More rural areas are served by stationary providers. Their business model is more like that of conventional car-hire firms. The two biggest, Stadtmobil and Cambio, both emerged from the environmentalist movement. Their aim was to cut car traffic, not necessarily to make big profits. Their fleets are operated by limited companies or corporations in the individual towns. “They are not huge cash cows,” says Weigele. But making a quick profit was not the primary goal of the free-floating providers, either. They were initially out to establish themselves in the market, gather data on consumer behaviour and wait for the future of mobility to arrive, the future everybody is talking about. So the big concerns kept their subsidiaries afloat. DriveNow leases its cars from BMW for one or two years. They come fitted with the necessary hardware and software “on standard market terms”, says Hofelich.

Data can be valuable. Companies love transparent customers and those who access car-sharing providers through their mobile phone reveal a lot about their driving conduct. Hofelich puts it cautiously: “In order to analyse the data, the main thing is to ask the right questions. Otherwise the data is not much use.” They are still searching for a lot of those right questions. But all car share companies say they are not going to sell the data. The motor manufacturers also see their car-sharing vehicles as a way of promoting electric mobility. Ten percent of the fleet is electric, which is about 130 times the average ratio for cars in Germany. The two top dogs, Daimler and BMW, have at least managed to practically corner the market. “New suppliers now find it extremely difficult to get a footing,” says Harry Wagner, professor for automotive and mobility management at the Technical University in Ingolstadt, Bavaria. “Especially if they lack experience in the mobility sector and have no infrastructure.”

A prominent victim of the tough competition was the stationary provider CiteeCar, which went bankrupt in 2016 when the investor was not prepared to inject any more capital into the struggling business. Citroën’s free-floater Multicity capitulated at the end of 2017, blaming inadequate infrastructure for recharging electric cars. Its fleet was largely electric. DriveNow and Car2Go have recently announced they are to merge. Customers may only have to visit one platform, the fleet would be expanded and could be distributed better. But interviewed before the announcement, Hofelich did not wish to comment on the rumours. “In the next few years car-sharing is likely to get cheaper,” was all he would say.

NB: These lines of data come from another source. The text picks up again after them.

inline int plan_condensed(int bs, int64_t nb, int64_t npatch, const int64_t* pp, const int32_t* pd, const int32_t* group,
                          const int32_t* rowptr, const int32_t* colidx, int sigma_rows, CondPlan* out, std::string* err) {
  const int64_t sum_n = pp[npatch];
  std::vector<int32_t> c_dofs(sum_n), c_slot(sum_n), g_off, g_m, g_sc, g_uoff, sidx, p_nI(npatch), s_uptr, s_uidx;
  std::vector<int64_t> gptr(npatch + 1, 0), g_mat, g_sidx, sptr(npatch + 1, 0), sinv_ptr(npatch + 1, 0);
  std::vector<int32_t> node_pos(nb, -1);
  int64_t mat_off = 0, sinv_off = 0;
  int lds_max = 0, umax = 0, smax = 0;
  s_uptr.push_back(0);
  for (int64_t p = 0; p < npatch; ++p) {
    const int64_t off = pp[p];
    const int n = (int)(pp[p + 1] - off);
    if (n % bs != 0) return plan_fail(err, "patch %lld: condensed factors need patches of whole nodes", (long long)p);
    const int nn = n / bs;
    std::vector<int32_t> lab(nn);
    bool one_label = patch_of_whole_nodes(bs, pd + off, n);
    for (int i = 0; i < nn; ++i) {
      lab[i] = group[off + (int64_t)i * bs];
      for (int c = 0; c < bs; ++c)
        if (group[off + (int64_t)i * bs + c] != lab[i]) one_label = false;
    }
    if (!one_label)
      return plan_fail(err, "patch %lld: entries of a node must be adjacent and carry one group label", (long long)p);
    std::vector<int32_t> labels;
    for (int i = 0; i < nn; ++i) if (lab[i] >= 0) labels.push_back(lab[i]);
    std::sort(labels.begin(), labels.end());
    labels.erase(std::unique(labels.begin(), labels.end()), labels.end());
    const int ng = (int)labels.size();
    std::vector<int32_t> order;
    order.reserve(nn);
    std::vector<int32_t> gstart(ng + 1, 0);
    for (int g = 0; g < ng; ++g) {
      for (int i = 0; i < nn; ++i) if (lab[i] == labels[g]) order.push_back(i);
      gstart[g + 1] = (int32_t)order.size();
    }
    const int nIn = (int)order.size();
    for (int i = 0; i < nn; ++i) if (lab[i] < 0) order.push_back(i);
    for (int q = 0; q < nn; ++q) {
      node_pos[pd[off + (int64_t)order[q] * bs] / bs] = q;
      for (int c = 0; c < bs; ++c) {
        c_dofs[off + (int64_t)q * bs + c] = pd[off + (int64_t)order[q] * bs + c];
        c_slot[off + (int64_t)q * bs + c] = order[q] * bs + c;
      }
    }
    const int sn = nn - nIn, s = sn * bs;
    p_nI[p] = nIn * bs;
    sptr[p + 1] = sptr[p] + s;
    const int64_t ld_s = (s + 1) & ~1;
    sinv_ptr[p] = sinv_off;
    sinv_off += ((int64_t)s * ld_s + 15) & ~(int64_t)15;
    if (s > smax) smax = s;
    gptr[p + 1] = gptr[p] + ng;
    std::vector<std::vector<int32_t>> row_contrib(sn);
    int uoff = 0;
    std::vector<char> mark(sn);
    for (int g = 0; g < ng; ++g) {
      std::fill(mark.begin(), mark.end(), 0);
      for (int q = gstart[g]; q < gstart[g + 1]; ++q) {
        const int node = pd[off + (int64_t)order[q] * bs] / bs;
        for (int32_t k = rowptr[node]; k < rowptr[node + 1]; ++k) {
          const int cq = node_pos[colidx[k] & 0x7fffffff];
          if (cq < 0) continue;
          if (cq >= nIn) mark[cq - nIn] = 1;
          else if (cq < gstart[g] || cq >= gstart[g + 1])
            return plan_fail(err, "patch %lld: groups %d and another one are coupled by an operator entry "
                             "(a group may touch the rest of the patch only through unlabelled dofs)", (long long)p, labels[g]);
        }
      }
      const int m = (gstart[g + 1] - gstart[g]) * bs;
      int scn = 0;
      g_sidx.push_back((int64_t)sidx.size());
      for (int j = 0; j < sn; ++j)
        if (mark[j]) {
          for (int c = 0; c < bs; ++c) sidx.push_back(j * bs + c);
          row_contrib[j].push_back(uoff + scn * bs);
          ++scn;
        }
      const int sc = scn * bs;
      if (m > COND_GROUP_MAX || sc > COND_GROUP_MAX)
        return plan_fail(err, "patch %lld: group %d holds %d entries coupled to %d skeleton entries; the "
                         "condensed factors handle at most 64 of each", (long long)p, labels[g], m, sc);
      g_off.push_back(gstart[g] * bs);
      g_m.push_back(m);
      g_sc.push_back(sc);
      g_uoff.push_back(uoff);
      g_mat.push_back(mat_off);
      mat_off += cond_group_doubles(m, sc);
      uoff += sc;
    }
    if (uoff > umax) umax = uoff;
    for (int j = 0; j < sn; ++j)
      for (int c = 0; c < bs; ++c) {
        for (int32_t u : row_contrib[j]) s_uidx.push_back(u + c);
        s_uptr.push_back((int32_t)s_uidx.size());
      }
    for (int i = 0; i < nn; ++i) node_pos[pd[off + (int64_t)i * bs] / bs] = -1;
    const int lds = (n + uoff + s + 2) * (int)sizeof(double);
    if (lds > lds_max) lds_max = lds;
  }
  sinv_ptr[npatch] = sinv_off;
  if (lds_max > COND_LDS_MAX_BYTES) return plan_fail(err, "condensed apply would need %d bytes of LDS per patch", lds_max);
  if (g_off.empty()) return plan_fail(err, "no group label >= 0: nothing to condense");
  if (sidx.empty()) sidx.push_back(0);
  if (s_uidx.empty()) s_uidx.push_back(0);
  std::vector<int32_t> order((size_t)npatch);
  {
    std::vector<int64_t> pbytes((size_t)npatch, 0);
    for (int64_t p = 0; p < npatch; ++p) {
      const int64_t s = sptr[p + 1] - sptr[p];
      pbytes[p] = s * s;
      for (int64_t g = gptr[p]; g < gptr[p + 1]; ++g) pbytes[p] += cond_group_doubles(g_m[g], g_sc[g]);
    }
    for (int64_t p = 0; p < npatch; ++p) order[p] = (int32_t)p;
    std::stable_sort(order.begin(), order.end(), [&](int32_t a, int32_t b) { return pbytes[a] > pbytes[b]; });
  }
  std::vector<int32_t> ch_patch, ch_row, xp_grp, bp_grp, g_xp(g_m.size()), g_bp(g_m.size()), u_dst;
  std::vector<int64_t> chptr((size_t)npatch + 1, 0), uptr((size_t)npatch + 1, 0), xp_ptr((size_t)npatch + 1, 0),
      bp_ptr((size_t)npatch + 1, 0);
  int lds_front = 0, lds_back = 0, max_pairs = 0;
  for (int64_t p = 0; p < npatch; ++p) {
    const int s = (int)(sptr[p + 1] - sptr[p]), ld = (s + 1) & ~1;
    for (int r = 0; r < ld; r += sigma_rows) {
      ch_patch.push_back((int32_t)p);
      ch_row.push_back(r);
    }
    chptr[p + 1] = (int64_t)ch_patch.size();
    int uo = 0, xp = 0, bp = 0;
    for (int64_t g = gptr[p]; g < gptr[p + 1]; ++g) {
      g_xp[g] = xp;
      g_bp[g] = bp;
      for (int i = 0; i < cond_pairs(g_m[g]); ++i) xp_grp.push_back((int32_t)g);
      for (int j = 0; j < cond_pairs(g_sc[g]); ++j) bp_grp.push_back((int32_t)g);
      xp += cond_pairs(g_m[g]);
      bp += cond_pairs(g_sc[g]);
      uo += g_sc[g];
    }
    uptr[p + 1] = uptr[p] + uo;
    xp_ptr[p + 1] = xp_ptr[p] + xp;
    bp_ptr[p + 1] = bp_ptr[p] + bp;
    const int32_t qb = s_uptr[sptr[p]], qe = s_uptr[sptr[p + 1]];
    if (qe - qb != uo) return plan_fail(err, "patch %lld: inconsistent skeleton contributions", (long long)p);
    u_dst.resize((size_t)uptr[p + 1]);
    for (int32_t q = qb; q < qe; ++q) u_dst[uptr[p] + s_uidx[q]] = q - qb;
    max_pairs = std::max(max_pairs, std::max(xp, bp));
    lds_front = std::max(lds_front, (int)((pp[p + 1] - pp[p] + p_nI[p] + uo + 2) * (int64_t)sizeof(double)));
    lds_back = std::max(lds_back, (int)((s + uo + 2) * (int64_t)sizeof(double)));
  }
  if (ch_patch.empty()) { ch_patch.push_back(0); ch_row.push_back(0); }
  if (xp_grp.empty()) xp_grp.push_back(0);
  if (bp_grp.empty()) bp_grp.push_back(0);
  if (u_dst.empty()) u_dst.push_back(0);
  if (lds_front > COND_LDS_MAX_BYTES) return plan_fail(err, "condensed apply would need %d bytes of LDS per patch", lds_front);
  std::vector<CondChunk> gc;
  std::vector<int64_t> gcptr((size_t)npatch + 1, 0), stage_off((size_t)npatch + 1, 0);
  for (int64_t p = 0; p < npatch; ++p)
    stage_off[p + 1] = stage_off[p] + ((pp[p + 1] - pp[p] + 1) & ~(int64_t)1);
  int lds_gf = 0, lds_gb = 0;
  for (int64_t p = 0; p < npatch; ++p) {
    int64_t g = gptr[p];
    while (g < gptr[p + 1]) {
      CondChunk c;
      const int64_t ga = g;
      int xp = 0, bp = 0, ne = 0, nu = 0;
      while (g < gptr[p + 1] && xp + cond_pairs(g_m[g]) <= COND_CHUNK_PAIRS && bp + cond_pairs(g_sc[g]) <= COND_CHUNK_PAIRS) {
        xp += cond_pairs(g_m[g]);
        bp += cond_pairs(g_sc[g]);
        ne += g_m[g];
        nu += g_sc[g];
        ++g;
      }
      c.off = pp[p]; c.ubase = uptr[p]; c.sidx0 = g_sidx[ga]; c.stage_off = stage_off[p];
      c.xq0 = (int32_t)(xp_ptr[p] + g_xp[ga]); c.xq1 = c.xq0 + xp;
      c.bq0 = (int32_t)(bp_ptr[p] + g_bp[ga]); c.bq1 = c.bq0 + bp;
      c.e0 = g_off[ga]; c.ne = ne; c.u0 = g_uoff[ga]; c.nu = nu; c.nI = p_nI[p]; c.pad = 0;
      c.xp0 = (int32_t)xp_ptr[p]; c.bp0 = (int32_t)bp_ptr[p];
      gc.push_back(c);
      lds_gf = std::max(lds_gf, (int)(2 * ne * sizeof(double)));
      lds_gb = std::max(lds_gb, (int)(nu * sizeof(double)));
    }
    gcptr[p + 1] = (int64_t)gc.size();
  }
  if (xp_ptr[npatch] > INT32_MAX || bp_ptr[npatch] > INT32_MAX)
    return plan_fail(err, "condensed factors: too many row pairs on one level");
  if (gc.empty()) gc.push_back(CondChunk());
  CondPlan& o = *out;
  o.ngroups = (int64_t)g_off.size();
  o.mat_doubles = mat_off;
  o.sinv_doubles = sinv_off;
  o.lds_bytes = lds_max;
  o.lds_front = lds_front;
  o.lds_back = lds_back;
  o.lds_gfront = lds_gf + 16;
  o.lds_gback = lds_gb + 16;
  o.max_s = smax;
  o.max_m = g_m.empty() ? 0 : *std::max_element(g_m.begin(), g_m.end());
  o.max_pairs = max_pairs;
  o.umax = umax;
  o.dofs = std::move(c_dofs); o.slot = std::move(c_slot);
  o.gptr = std::move(gptr); o.g_mat = std::move(g_mat); o.g_sidx = std::move(g_sidx);
  o.g_off = std::move(g_off); o.g_m = std::move(g_m); o.g_sc = std::move(g_sc); o.g_uoff = std::move(g_uoff);
  o.g_xp = std::move(g_xp); o.g_bp = std::move(g_bp);
  o.sidx = std::move(sidx);
  o.p_nI = std::move(p_nI); o.order = std::move(order);
  o.sptr = std::move(sptr); o.sinv_ptr = std::move(sinv_ptr); o.uptr = std::move(uptr);
  o.xp_ptr = std::move(xp_ptr); o.bp_ptr = std::move(bp_ptr);
  o.s_uptr = std::move(s_uptr); o.s_uidx = std::move(s_uidx); o.u_dst = std::move(u_dst);
  o.chptr = std::move(chptr); o.gcptr = std::move(gcptr);
  o.ch_patch = std::move(ch_patch); o.ch_row = std::move(ch_row); o.xp_grp = std::move(xp_grp); o.bp_grp = std::move(bp_grp);
  o.gc = std::move(gc);
  return 0;
}
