# githubpradeep/llm_np_cp

Hardware: AMD Instinct MI355X
Metric: decode tokens/sec (higher is better)
Workload: dtype bf16; 1 GPU; model=llama-3.2-1b, kv_dtype=bf16, global_batch=1, seq_len=867, parallelism=tp1

## Files before the change

### csrc/llm_ops.hip

```cpp

#include <hip/hip_runtime.h>
#include <cstdint>
#include <cstdio>
#include <cstdlib>
#include <type_traits>

#include "common.h"


#define GEMV_ROWS_PER_BLOCK 4
#define STAGE_RAW 0
#define STAGE_NORM 1
#define STAGE_GLU 2
#define STAGE_NORM2 3
#define STAGE_NORM_EMBED 4

DEVINL u16 glu_act(float xx, float u, int act) {
  float a;
  if (act == 0) {
    a = xx / (1.f + __expf(-xx));
  } else {
    float c = 0.7978845608028654f * (xx + 0.044715f * xx * xx * xx);
    a = 0.5f * xx * (1.f + tanhf(c));
  }
// ... 1643 lines not shown
      sc[w] = (mls[w * 2] == -INFINITY) ? 0.f : __expf(mls[w * 2] - mt);
      lt += mls[w * 2 + 1] * sc[w];
    }
    float inv = 1.f / lt;
    for (int d = lane; d < hd; d += 64) {
      float v = 0.f;
#pragma unroll
      for (int w = 0; w < 4; w++) v += accs[w * hd + d] * sc[w];
      out[((size_t)m * nh + h) * hd + d] = f2b(v * inv);
    }
  }
}


template <bool KV8>
DEVINL void attn_dec_body(char* smem, const int chunk, const int SPLIT,
                          const u16* __restrict__ qkv, void* __restrict__ kc,
                          void* __restrict__ vc, u16* __restrict__ out,
                          const int* __restrict__ len_ptr,
                          const float* __restrict__ cost,
                          const float* __restrict__ sint,
                          float* __restrict__ kS, float* __restrict__ vS,
                          float* __restrict__ scratch, int* __restrict__ cnt,
                          int nh, int kvh, int hd, int S, float scale,
                          float softcap, int window) {
  float* red = (float*)smem;
  int* lastflag = (int*)(red + 4 * hd + 8);

  const int h = blockIdx.x;
  const int b = blockIdx.z;
  qkv += (size_t)b * (nh + 2 * kvh) * hd;
  out += (size_t)b * nh * hd;
  kc = (char*)kc + (size_t)b * kvh * S * hd * (KV8 ? 1 : 2);
  vc = (char*)vc + (size_t)b * kvh * S * hd * (KV8 ? 1 : 2);
  if (KV8) { kS += (size_t)b * kvh * S; vS += (size_t)b * kvh * S; }
  scratch += (size_t)b * nh * SPLIT * (hd + 2);
  cnt += b * nh;
  const int grp = nh / kvh;
  const int kvhead = h / grp;
  const int pos = len_ptr[b];
  int start = 0;
  if (window > 0 && pos + 1 - window > 0) start = pos + 1 - window;
  const int hist = pos - start;
  const int clen = (hist + SPLIT - 1) / SPLIT;
  const int c0 = start + chunk * clen;
  const int c1 = min(c0 + clen, pos);
  const bool last_chunk = (chunk == SPLIT - 1);

  const int LP = hd / 8;
  const int PP = 64 / LP;
  const int wave = threadIdx.x >> 6, lane = threadIdx.x & 63;
  const int p = lane / LP, d0 = (lane % LP) * 8;
  const int hd2 = hd / 2;
  const float* cp = cost + (size_t)pos * hd2;
  const float* sp = sint + (size_t)pos * hd2;

  const u16* qh = qkv + (size_t)h * hd;
  const u16* kh = qkv + (size_t)(nh + kvhead) * hd;
  const u16* vh = qkv + (size_t)(nh + kvh + kvhead) * hd;
  const u16* K0 = (const u16*)kc + (size_t)kvhead * S * hd;
  const u16* V0 = (const u16*)vc + (size_t)kvhead * S * hd;
  const uint8_t* K08 = (const uint8_t*)kc + (size_t)kvhead * S * hd;
  const uint8_t* V08 = (const uint8_t*)vc + (size_t)kvhead * S * hd;
  const float* kS0 = KV8 ? kS + (size_t)kvhead * S : nullptr;
  const float* vS0 = KV8 ? vS + (size_t)kvhead * S : nullptr;

// ... 174 lines not shown
    mrun = mn;
  }

  float* accs = red;
  float* mls = red + 4 * hd;
  if (lane < LP) {
#pragma unroll
    for (int j = 0; j < 8; j++) accs[wave * hd + d0 + j] = acc[j];
  }
  if (lane == 0) {
    mls[wave * 2] = mrun;
    mls[wave * 2 + 1] = lrun;
  }
  __syncthreads();

  float* part = scratch + ((size_t)h * SPLIT + chunk) * (hd + 2);
  if (wave == 0) {
    float mt = fmaxf(fmaxf(mls[0], mls[2]), fmaxf(mls[4], mls[6]));
    float lt = 0.f, sc[4];
#pragma unroll
    for (int w = 0; w < 4; w++) {
      sc[w] = (mls[w * 2] == -INFINITY) ? 0.f : __expf(mls[w * 2] - mt);
      lt += mls[w * 2 + 1] * sc[w];
    }
    if (SPLIT == 1) {
      float inv = 1.f / lt;
      for (int d = lane; d < hd; d += 64) {
        float v = 0.f;
#pragma unroll
        for (int w = 0; w < 4; w++) v += accs[w * hd + d] * sc[w];
        out[(size_t)h * hd + d] = f2b(v * inv);
      }
    } else {
      for (int d = lane; d < hd; d += 64) {
        float v = 0.f;
#pragma unroll
        for (int w = 0; w < 4; w++) v += accs[w * hd + d] * sc[w];
        part[2 + d] = v;
      }
      if (lane == 0) { part[0] = mt; part[1] = lt; }
    }
  }
  if (SPLIT == 1) return;

  asm volatile("s_waitcnt vmcnt(0)" ::: "memory");
  __syncthreads();
  if (threadIdx.x == 0) {
    __builtin_amdgcn_fence(__ATOMIC_RELEASE, "agent");
    asm volatile("s_waitcnt vmcnt(0)" ::: "memory");
    int t = __hip_atomic_fetch_add(&cnt[h], 1, __ATOMIC_RELAXED,
                                   __HIP_MEMORY_SCOPE_AGENT);
    *lastflag = (t == SPLIT - 1);
  }
  __syncthreads();
  if (!*lastflag) return;

  if (threadIdx.x == 0)
    __builtin_amdgcn_fence(__ATOMIC_ACQUIRE, "agent");
  __syncthreads();
  if (wave == 0) {
    const float* base = scratch + (size_t)h * SPLIT * (hd + 2);
    float mt = -INFINITY;
    for (int c = 0; c < SPLIT; c++)
      mt = fmaxf(mt, base[(size_t)c * (hd + 2)]);
    float lt = 0.f;
    for (int c = 0; c < SPLIT; c++) {
      float mc = base[(size_t)c * (hd + 2)];
      if (mc != -INFINITY)
        lt += base[(size_t)c * (hd + 2) + 1] * __expf(mc - mt);
    }
    float inv = 1.f / lt;
    for (int d = lane; d < hd; d += 64) {
      float v = 0.f;
      for (int c = 0; c < SPLIT; c++) {
        float mc = base[(size_t)c * (hd + 2)];
        if (mc != -INFINITY)
          v += base[(size_t)c * (hd + 2) + 2 + d] * __expf(mc - mt);
      }
      out[(size_t)h * hd + d] = f2b(v * inv);
    }
  }
  __syncthreads();
  if (threadIdx.x == 0) cnt[h] = 0;
}


struct AttnPf {
  const void* ptr[4];
  long bytes[4];
  long stride0;
  float* sink;
  int never;
};

constexpr int PF_LD = 8;
constexpr int PF_TRIP = 256 * PF_LD;

template <typename F>
// ... 2 lines not shown
#pragma unroll
  for (int j = 0; j < PF_LD; j++) {
    long s = seg(j * 256 + (int)threadIdx.x);
    s = s < nseg ? s : nseg - 1;
    v[j] = base[s];
  }
  uint32_t a = 0;
#pragma unroll
  for (int j = 0; j < PF_LD; j++) {
    asm volatile("" ::"v"(v[j]));
    a ^= v[j][0];
  }
  return a;
}
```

Even so, if the service is to develop into a really lucrative business, there has to be greater public acceptance, and private car ownership has to become less attractive. Driving bans in congested town centres - a prospect currently in the news – might play a role. In 2017 in a new car-sharing law came into force in Germany. It allows cities and municipalities to designate special free parking for share cars. A higher proportion of shared cars would mean fewer cars in total in Germany but not much less motorised traffic on the roads. But at least the parking problem would be eased and the roads would have fewer drivers searching for somewhere to park.